Monday, December 9, 2013

Agatha Christie’s The Big Four

Agatha Christie’s The Big Four is a 1927 Hercule Poirot mystery, only it’s not a mystery at all. What it is is Agatha Christie’s attempt at an Edgar Wallace-style thriller. Given that Wallace was just about the most popular author of the 1920s it’s perhaps not so surprising that Christie tried to emulate him. The results are more successful than you might expect.

Poirot and his friend and colleague Captain Hastings find themselves involved in a case that soon proves to be much bigger than it seemed. They have stumbled upon a gigantic criminal conspiracy by a cabal of diabolical criminal masterminds known as the Big Four.

The Big Four are not only the powers behind many criminal undertakings, they are also involved in international intrigue and even in revolution. Their aims are nothing short of world domination. The fact that the leader of this vast criminal empire is Chinese indicates that Christie was also influenced by Sax Rohmer’s very successful Fu Manchu novels.

The plot is radically different from a conventional Poirot story. It’s rather episodic and some of the episodes allow Poirot to function in his usual crime-solving manner but the main story involves no actual mystery. The structure is that of a pure thriller rather than of a detective story.

And Christie is not afraid to throw in the kinds of touches that you would find in the most outrageous thrillers of that era. One member of the Big Four is a brilliant mad scientist who has developed a kind of death ray based on concentrated radio waves, and is on the verge of discovering the atom bomb.

All this is a very long way indeed from the cases that we are accustomed to see Poirot involved in. The plot is outlandish, and the methods Poirot employs in his battle against the Big Four are just as outlandish. The overall feel is very similar to the kind of breathless excitement that one expects in a very pulpy thriller of that era. Poirot and Hastings have narrow escapes from certain death, and the villains resort to the kind of outrageously melodramatic evil that is bizarrely different from the kinds of crime that Poirot generally deals with.
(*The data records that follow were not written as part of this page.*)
# MengLcool/RichSem

Hardware: AMD Instinct MI355X
Metric: training images/sec, RichSem R50 4-scale 1333x800 (MSDeformAttn hot path: 12 fwd + 12 bwd calls per step) (higher is better)
Workload: dtype f32; 1 GPU; configs[1]: R50 4-scale 800x1344 (S=22323), bs=2/GPU, M=8 D=32 L=P=4; per step 6x E(Lq=22323) + 6x Dd(Lq=1092), forward and backward, 12 distinct per-layer tensor sets; loc-init; loc=init, images_per_gpu=2, parallelism=dp1 (replicas, no collective)

## Files before the change

richsem_amd/csrc/msda_rps.h:

```cpp
#pragma once

#include <algorithm>
#include <atomic>
#include <vector>

#include "msda_common.h"

namespace msda {

constexpr int kRpsThreads = 768;
constexpr int kRpsWaves = kRpsThreads / 64;
constexpr int kRpsMaxPx = 312;
constexpr int kRpsMaxSide = 31;
constexpr int kRpsScanThreads = (kRpsMaxPx + 63) / 64 * 64, kRpsScanWaves = kRpsScanThreads / 64;
constexpr int kRpsPpq = (kRpsMaxPx + kRpsThreads / 4 - 1) / (kRpsThreads / 4);
constexpr int kRpsRpl = 2;
constexpr int kRpsChunk = kRpsRpl * kRpsThreads;
constexpr int kRpsSumStride = 36;
constexpr int kRpsSegShift = 3;
constexpr int kRpsMaxSegs = kRpsMaxPx + (kRpsChunk >> kRpsSegShift);
constexpr int kRpsMaxL = 4;
constexpr int kRpsMaxUnits = 448;
constexpr int kRpsD = 32;
constexpr int kRpsPad = 32;
constexpr int kRpsDummyWgs = 2048, kRpsDummyBytes = kRpsDummyWgs * 1024;
constexpr int kRpsMaxRuns = 320;
constexpr int kRpsRunSearch = 256;
static_assert(kRpsRunSearch < kRpsMaxRuns && 2 * kRpsRunSearch >= kRpsMaxRuns, "run search");
constexpr int kRpsQpBits = 19;
constexpr int kRpsPxBits = 9;
static_assert(kRpsMaxPx <= 1 << kRpsPxBits && kRpsQpBits + kRpsPxBits + 4 == 32, "record code: qp | base-grid index | corners");
static_assert(kRpsMaxPx <= kRpsMaxSide * kRpsMaxSide && kRpsScanThreads <= kRpsThreads && kRpsScanWaves * 4 <= 32, "tile grid");
static_assert(kRpsChunk < 1 << 16, "a list's length and a chunk's unit count share a 32-bit word in the scan; slot[] is 16 bits wide");

struct RpsLevel {
    int H, W, start;
    int TH, TW, nty, ntx;
    int bin0;
    int nslab;
    int atomic;
    float inv_TH, inv_TW;
};

struct alignas(16) RpsRec {
    unsigned code;
    float lh, lw, a;
};

struct RpsGeom {
    int N, S, M, Lq, L, P;
    int nunits, ppx;
    int bins_per_pair, nbins;
    RpsLevel lv[kRpsMaxL];
    unsigned units[kRpsMaxUnits];
    unsigned *ctr;
    unsigned long long *bin_state;
    uint2 *runs;
    int max_runs;
    int route_threads;
    unsigned entries_cap;
    struct RpsRec *entries;
    int lut_r[kRpsMaxL], lut_c[kRpsMaxL], lut_n;
    int seg_shift;
    float *dummy;
    unsigned long long *stamps;
};

struct alignas(16) RpsEnt {
    float lh;
    float hwa, lwa;
    unsigned row;
};

struct RpsLds {
    int item_slot[2];
    int wave_tot[16];
    int n_segs, pad[3];
    int uhist[32];
    uint2 runs[kRpsMaxRuns];
    unsigned long long stamp_last, stamp_acc[14];
    int offs[kRpsScanThreads + 4];
    unsigned seg[kRpsMaxSegs + 16];
    RpsEnt ent[kRpsChunk];
    unsigned short slot[kRpsChunk];
    alignas(16) double sum[kRpsMaxPx * kRpsSumStride];
    alignas(16) float vtile[kRpsMaxPx * kRpsD];
};
static_assert(sizeof(RpsLds) <= 160 * 1024, "rps: LDS budget");

__device__ __forceinline__ int rps_wave_scan(int v)
{
    v += __builtin_amdgcn_update_dpp(0, v, 0x111, 0xF, 0xF, true);
    v += __builtin_amdgcn_update_dpp(0, v, 0x112, 0xF, 0xF, true);
    v += __builtin_amdgcn_update_dpp(0, v, 0x114, 0xF, 0xF, true);
    v += __builtin_amdgcn_update_dpp(0, v, 0x118, 0xF, 0xF, true);
    v += __builtin_amdgcn_update_dpp(0, v, 0x142, 0xA, 0xF, false);
    v += __builtin_amdgcn_update_dpp(0, v, 0x143, 0xC, 0xF, false);
    return v;
}
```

Fortunately Christie understands that you can’t take this kind of thing too seriously, and the whole thing has something of a tongue-in-cheek tone, especially when Christie has some fun with a certain aspect of the Sherlock Holmes stories. Christie also understands that the one thing you cannot do in this type of thriller is to give the reader enough time to start thinking seriously about the plausibility of the plot. You have to keep throwing new thrills and new horrors at the reader and you have to keep the pacing relentless.

The Big Four is not typical Christie but it is a good deal of fun. Recommended.


  1. I haven't read this particular book. I wonder if Christie was poking fun at Wallace's popular Four Just Men series. The so-called Just Men were a group of self-appointed vigilantes dedicated to bringing to justice those who were beyond the reach of the law. One of them, Gonsalez I believe it was, was something of an inventor.

  2. I think she may have also aping the Bulldog Drummond stories. Wallace, though, was certainly a considerable force in the 1920s and it isn't surprising, as you say, that she would choose to emulate him. Of course, a similar homage occurred in Partners In Crime.